Using Extracorporeal Shock Wave Lithotripsy of Kidney Stones and the Upper Third of the Ureters
Keywords:extracorporeal shock wave lithotripsy, renal hematoma, ethamsylate, tranexamic acid
The objective: of the study was evaluate efficiency and safety of ethamsylate and tranexamic acid administration for prevention of the hemorrhagic complications of ESWL.
Materials and methods. Patient with urinary stone diseases (stone localized in kidney or upper part of urether) without coagulation disorders and who did not take medicines that affect the blood coagulation system was included. All patient was undergo ESWL. The group І included 1400 patients who did not receive preventive antihemorrhagic therapy. Group II – 375 patients who received 250 mg ethamsilate intravenously before the ESWL session. Group III – 300 patients – 500 mg tranexamic acid intravenously. During the postoperative period, the occurrence of kidney hematomas, prolonged macrohematuria and the occurrence of diseases associated with hypercoagulation were assessed.
Results. Group I: hemorrhagic complications were found in 52 (3.71 %) patients; 19 (1.36 %) people had renal hematomas, and 33 (2.36 %) had prolonged macrohematuria.
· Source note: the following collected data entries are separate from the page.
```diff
@@ -861,23 +967,32 @@
     g_next[bk] = (curb[bk] >> 1) + (sub_row ? sub_row[bk] : 0u);
   }
   uint64_t out_pos = (curb[0] >> 1) + (sub_row ? part_pair_off[pl.row] : 0u);
-  uint2 r[BP_ITEMS], nr[BP_ITEMS];
-  auto load_tile = [&](uint2 (&dst)[BP_ITEMS], uint64_t t0) {
+  const uint32_t bin_beg = bin_start[v];
+  rw.kk = kk; rw.hb = hb; rw.h = h;
+  rw.base = pl.j ? bin_run_of(runs, kk, hb, h, (uint32_t)(beg - bin_beg)) : 0u;
+  rw.load(runs);
+  uint32_t r[BP_ITEMS], nr[BP_ITEMS];
+  auto load_tile = [&](uint32_t (&dst)[BP_ITEMS], uint64_t t0) {
+    const uint32_t* rt = rec + t0;
+    const uint32_t left = t0 < end ? (uint32_t)min<uint64_t>(end - t0, BP_TILE) : 0u;
 #pragma unroll
     for (int i = 0; i < BP_ITEMS; i++) {
-      const uint64_t j = t0 + (uint64_t)i * BP_THREADS + tid;
-      dst[i] = j < end ? rec[j] : make_uint2(0u, 0u);
+      const uint32_t o = (uint32_t)i * BP_THREADS + tid;
+      dst[i] = o < left ? rt[o] : 0u;
     }
   };
   load_tile(r, beg);
+  __syncthreads();
   for (uint64_t t0 = beg; t0 < end; t0 += BP_TILE) {
+    const uint32_t tile0 = (uint32_t)(t0 - bin_beg), p_last = (uint32_t)(min<uint64_t>(t0 + BP_TILE, end) - 1 - bin_beg);
     for (uint32_t bk = tid; bk < NB; bk += BP_THREADS) t_cnt[bk] = 0;
+    rw.prepare<BP_THREADS, BP_ITEMS>(tile0, p_last);
     lds_barrier();
     uint32_t rk[BP_ITEMS];
 #pragma unroll
     for (int i = 0; i < BP_ITEMS; i++) {
-      const uint32_t l = r[i].x & 0xFFFFu;
-      rk[i] = lds_rank_add(t_cnt, l ? l - 1 : 0u, l != 0);
+      const uint32_t l = r[i] & BS_REC_FINE_MASK;
+      rk[i] = lds_rank_add(t_cnt, l ? l - 1 : 0u, l != 0) | (l << 16);
     }
     load_tile(nr, t0 + BP_TILE);
     __syncthreads();
@@ -895,12 +1010,13 @@
           }
         });
     __syncthreads();
+    rw.resolve<BP_THREADS>(runs, r, tile0 + tid, p_last);
 #pragma unroll
     for (int i = 0; i < BP_ITEMS; i++) {
-      const uint32_t l = r[i].x & 0xFFFFu;
+      const uint32_t l = rk[i] >> 16;
       if (l) {
-        const uint32_t bk = l - 1, ps = p_start[bk], has = ps >> 31, m = has + t_cnt[bk], sq = rk[i] + has;
-        const uint32_t payload = (r[i].y << 1) | (r[i].x >> 31);
+        const uint32_t bk = l - 1, ps = p_start[bk], has = ps >> 31, m = has + t_cnt[bk], sq = (rk[i] & 0xFFFFu) + has;
+        const uint32_t payload = r[i];
         if ((m & 1u) && sq == m - 1) pend[bk] = payload;
         else {
           const uint32_t p = (ps & 0x7FFFFFFFu) + (sq >> 1);
@@ -942,10 +1058,10 @@
 }
 #endif
 
-__global__ void __launch_bounds__(BP_THREADS) k_bin_slots(uint32_t* slots, const uint2* rec, const uint32_t* bin_start,
+__global__ void __launch_bounds__(BP_THREADS) k_bin_slots(uint32_t* slots, const uint32_t* rec, const uint32_t* bin_start,
                                                           const uint32_t* cursor, uint32_t hb, uint32_t L, uint32_t nbmax, WinSplit ws,
                                                           uint32_t V, const uint32_t* extra_first, const uint32_t* mp_first,
-                                                          uint32_t part_len, const uint32_t* sub)
+                                                          uint32_t part_len, const uint32_t* sub, BinRuns runs)
 #ifndef MSM_SORT_TU
     ;
 #else
@@ -957,6 +1073,8 @@
   uint32_t* lds_wave = g_cur + nbmax;
   uint32_t* stage = lds_wave + 64;
   uint16_t* stage_b = reinterpret_cast<uint16_t*>(stage + BP_TILE);
+  RunWindow rw;
+  rw.init(reinterpret_cast<uint32_t*>(stage_b + BP_TILE));
   const uint32_t tid = threadIdx.x;
   const PartLoc pl = locate_part(blockIdx.x, V, bin_start, extra_first, mp_first, part_len, true);
   if (!pl.valid) return;
@@ -974,8 +1092,8 @@
         const uint32_t mid = (lo + hi) >> 1;
         if (bs[mid] <= j) lo = mid; else hi = mid;
       }
-      const uint2 r = rec[j];
-      slots[cur[lo] + (uint32_t)(j - bs[lo])] = (r.y << 1) | (r.x >> 31);
+      const uint32_t r = rec[j], p = (uint32_t)(j - bs[lo]);
+      slots[cur[lo] + p] = (bin_record_entry(runs, kk, hb, lo, p, r) << 1) | (r >> 31);
     }
     return;
   }
@@ -984,31 +1102,38 @@
   if (beg == end) return;
   const uint32_t* sub_row = pl.np > 1 ? sub + (uint64_t)pl.row * nbmax : nullptr;
   for (uint32_t bk = tid; bk < NB; bk += BP_THREADS) g_cur[bk] = cur[((uint64_t)h << fb) + bk] + (sub_row ? sub_row[bk] : 0u);
+  const uint32_t bin_beg = bin_start[v];
+  rw.kk = kk; rw.hb = hb; rw.h = h;
+  rw.base = pl.j ? bin_run_of(runs, kk, hb, h, (uint32_t)(beg - bin_beg)) : 0u;
+  rw.load(runs);
+  __syncthreads();
   for (uint64_t t0 = beg; t0 < end; t0 += BP_TILE) {
+    const uint32_t tile0 = (uint32_t)(t0 - bin_beg), p_last = (uint32_t)(min<uint64_t>(t0 + BP_TILE, end) - 1 - bin_beg);
     for (uint32_t bk = tid; bk < NB; bk += BP_THREADS) t_cnt[bk] = 0;
+    rw.prepare<BP_THREADS, BP_ITEMS>(tile0, p_last);
     lds_barrier();
-    uint2 r[BP_ITEMS];
-    uint32_t rk[BP_ITEMS];
+    uint32_t r[BP_ITEMS], rk[BP_ITEMS];
 #pragma unroll
     for (int i = 0; i < BP_ITEMS; i++) {
       const uint64_t j = t0 + (uint64_t)i * BP_THREADS + tid;
-      r[i] = j < end ? rec[j] : make_uint2(0u, 0u);
+      r[i] = j < end ? rec[j] : 0u;
     }
 #pragma unroll
     for (int i = 0; i < BP_ITEMS; i++) {
-      const uint32_t l = r[i].x & 0xFFFFu;
-      rk[i] = lds_rank_add(t_cnt, l ? l - 1 : 0u, l != 0);
+      const uint32_t l = r[i] & BS_REC_FINE_MASK;
+      rk[i] = lds_rank_add(t_cnt, l ? l - 1 : 0u, l != 0) | (l << 16);
     }
     lds_barrier();
+    rw.resolve<BP_THREADS>(runs, r, tile0 + tid, p_last);
     const uint32_t n_tile = bucket_scan<BP_THREADS, true>(NB, lds_wave, [&](uint32_t bk) { return t_cnt[bk]; },
                                            [&](uint32_t bk, uint32_t ex) { t_start[bk] = ex; });
     lds_barrier();
 #pragma unroll
     for (int i = 0; i < BP_ITEMS; i++) {
-      const uint32_t l = r[i].x & 0xFFFFu;
+      const uint32_t l = rk[i] >> 16;
       if (l) {
-        const uint32_t p = t_start[l - 1] + rk[i];
-        stage[p] = (r[i].y << 1) | (r[i].x >> 31);
+        const uint32_t p = t_start[l - 1] + (rk[i] & 0xFFFFu);
+        stage[p] = r[i];
         stage_b[p] = (uint16_t)(l - 1);
       }
     }
```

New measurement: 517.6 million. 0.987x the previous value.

In group II –3 (0.8 %) patients had hematomas and 3 (0.8%) – prolonged macrohematuria. In the group ІІІ, there was no hematomas and only 2 (0.67 %) patients had macrohematuria. The number of hemorrhagic complications in the tranexamic acid group was lower than in the control one (p=0.006). More severe complications predominated in the control group, compared with patients receiving hemostatic. None of the experimental groups didn’t show an increase in the frequency of pathology associated with hypercoagulation.Conclusions. ethamsylate and tranexamic acid can reduces the likelihood of renal hematoma and prolonged macrohematuria after ESWL. We did not find any complications specific to these medicines. The use of tranexamic acid is much more effective than ethamsylate.